En ese contexto, el uso de categorías como “organizaciones terroristas” sin detallar qué grupo operaba cada embarcación añade incertidumbre y complica la rendición de cuentas. Y hay una derivada menos visible, pero relevante: el impacto económico indirecto. Cada episodio de violencia sostenida en corredores marítimos eleva la prima de riesgo percibida, endurece protocolos de aseguradoras y empuja a los traficantes a rutas más largas y opacas, con mayor coste logístico. El resultado puede ser un mercado criminal más caro, sí; pero también más profesionalizado.
¿Golpea al negocio o desplaza el problema?
La gran pregunta, sin embargo, es de eficacia. Incluso dentro del relato oficial, el operativo se presenta como freno a la entrada de drogas y a las muertes por sobredosis en Estados Unidos. Pero distintos análisis introducen un matiz incómodo: una parte sustancial del fentanilo que alimenta la crisis entra por vía terrestre, no por lanchas en el Pacífico.

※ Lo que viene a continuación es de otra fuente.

-    for (int k = 0; k < kSC; ++k) okm |= edge_valid(sst[k].x, sst[k].y, sbid[k], N, p.Vb) ? 1u << k : 0u;
-    const int mine = __builtin_popcount(okm);
-    const int incl = wave_incl_scan(mine);
-    int pos = 0;
-    if (lane == 63) pos = atomicAdd(&misc[1], incl);
-    pos = __builtin_amdgcn_readlane(pos, 63) + incl - mine;
-    const int dq = fast_div(kRCap, E, rE), dr = kRCap - dq * E;
-    int cm = fast_div(tid, E, rE), ce = tid - cm * E;
-#pragma unroll
-    for (int k0 = 0; k0 < kSC; k0 += 3) {
-      int row[3], srw[3], tk[3], es[3];
-#pragma unroll
-      for (int k = 0; k < 3; ++k) {
-        const bool ok = (okm >> (k0 + k)) & 1u;
-        const int m = cm;
-        es[k] = ce;
-        ce += dr; cm += dq;
-        if (ce >= E) { ce -= E; ++cm; }
-        const int mo = moloff[m < M ? m : 0];
-        row[k] = mo + (ok ? sst[k0 + k].y : 0);
-        srw[k] = mo + (ok ? sst[k0 + k].x : 0);
-      }
-#pragma unroll
-      for (int k = 0; k < 3; ++k) {
-        const bool ok = (okm >> (k0 + k)) & 1u;
-        tk[k] = atomicAdd(&cnt[ok ? row[k] : kRCap + lane], 1);
-        atomicAdd(&thist[ok ? sbid[k0 + k] : kTVbMax + lane], 1);
-      }
-#pragma unroll
-      for (int k = 0; k < 3; ++k) {
-        const bool ok = (okm >> (k0 + k)) & 1u;
-        if (ok && tk[k] < kTick) tick[row[k] * kTick + tk[k]] = (uint16_t)es[k];
-        if (ok) {
-          if (pos < kTECapBig)
-            elist[pos] = make_uint2((uint32_t)row[k] | ((uint32_t)srw[k] << 8) | ((uint32_t)sbid[k0 + k] << 16), (uint32_t)es[k]);
-          ++pos;
-        }
-      }
-    }
-  }
-  for (int s0 = kSC * kRCap; s0 < n_slots; s0 += kRCap) {
-    const int slot = s0 + tid;
-    int2 st = make_int2(0, 0);
-    int bid = -1;
-    if (slot < n_slots) {
-      st = *reinterpret_cast<const int2*>(conn_c + 2 * (int64_t)slot);
-      bid = bond_c[slot];
-    }
-    const bool ok = edge_valid(st.x, st.y, bid, N, p.Vb);
-    const int m = fast_div(slot, E, rE), e = slot - m * E;
-    const int mo = moloff[m < M ? m : 0];
-    const int row = mo + (ok ? st.y : 0);
-    int tk = kTick;
-    if (ok) {
-      tk = atomicAdd(&cnt[row], 1);
-      atomicAdd(&thist[bid], 1);
-    }
-    const unsigned long long okb = __ballot(ok);
-    int pos0 = 0;
-    if (okb != 0ull) {
-      if (lane == (int)__builtin_ctzll(okb)) pos0 = atomicAdd(&misc[1], (int)__builtin_popcountll(okb));
-      pos0 = __builtin_amdgcn_readlane(pos0, (int)__builtin_ctzll(okb));
-    }
-    if (tk < kTick) tick[row * kTick + tk] = (uint16_t)e;
-    const int pos = pos0 + (int)__builtin_popcountll(okb & ((1ull << lane) - 1));
-    if (ok && pos < kTECapBig)
-      elist[pos] = make_uint2((uint32_t)row | ((uint32_t)(mo + st.x) << 8) | ((uint32_t)bid << 16), (uint32_t)e);
-  }
-  lds_barrier();
-  CSTAMP(3);
-
-  const int my_deg = cnt[tid];
-  const int dcl = my_deg > 255 ? 255 : my_deg;
-  if (tid < R) {
-    if (my_deg > 255) p.header->overflow = 1;
-    atomicAdd(&dbins[255 - dcl], 1);
-  }
-  lds_barrier();
-  CSTAMP(4);
-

La historia ofrece precedentes. En los años del Plan Colombia, la presión sobre un eslabón de la cadena tendía a desplazar el flujo —el conocido “efecto globo”— hacia otros pasos, actores y tecnologías. Aquí puede ocurrir lo mismo: más uso de semisumergibles, mayor fragmentación de cargas y externalización a redes locales. A corto plazo, los vídeos de explosiones venden contundencia; a medio, el crimen organizado suele responder con adaptación. Y cuanto más se militariza el tablero, más difícil es medir resultados con métricas policiales tradicionales (incautaciones, detenciones, condenas).
Qué puede pasar ahora
El escenario inmediato apunta a más fricción institucional. La divergencia entre recuentos —175, 177 o 178 muertos, según diferentes fuentes— evidencia un problema de trazabilidad que acabará entrando en el debate parlamentario. A eso se suma la presión de demandas, la petición de escrutinio internacional y el desgaste reputacional de operar con identidades “desconocidas”.
El incentivo político para mantener la campaña es fuerte: “mano dura” y mensajes simples. Pero el incentivo jurídico para frenarla también crece: cada ataque amplía el expediente probatorio que exigirá un juez, un comité o un organismo interamericano. Entre ambos vectores —propaganda y legalidad— se juega algo más que una operación antidroga: el precedente de si un Estado puede convertir el crimen transnacional en guerra por decreto lingüístico.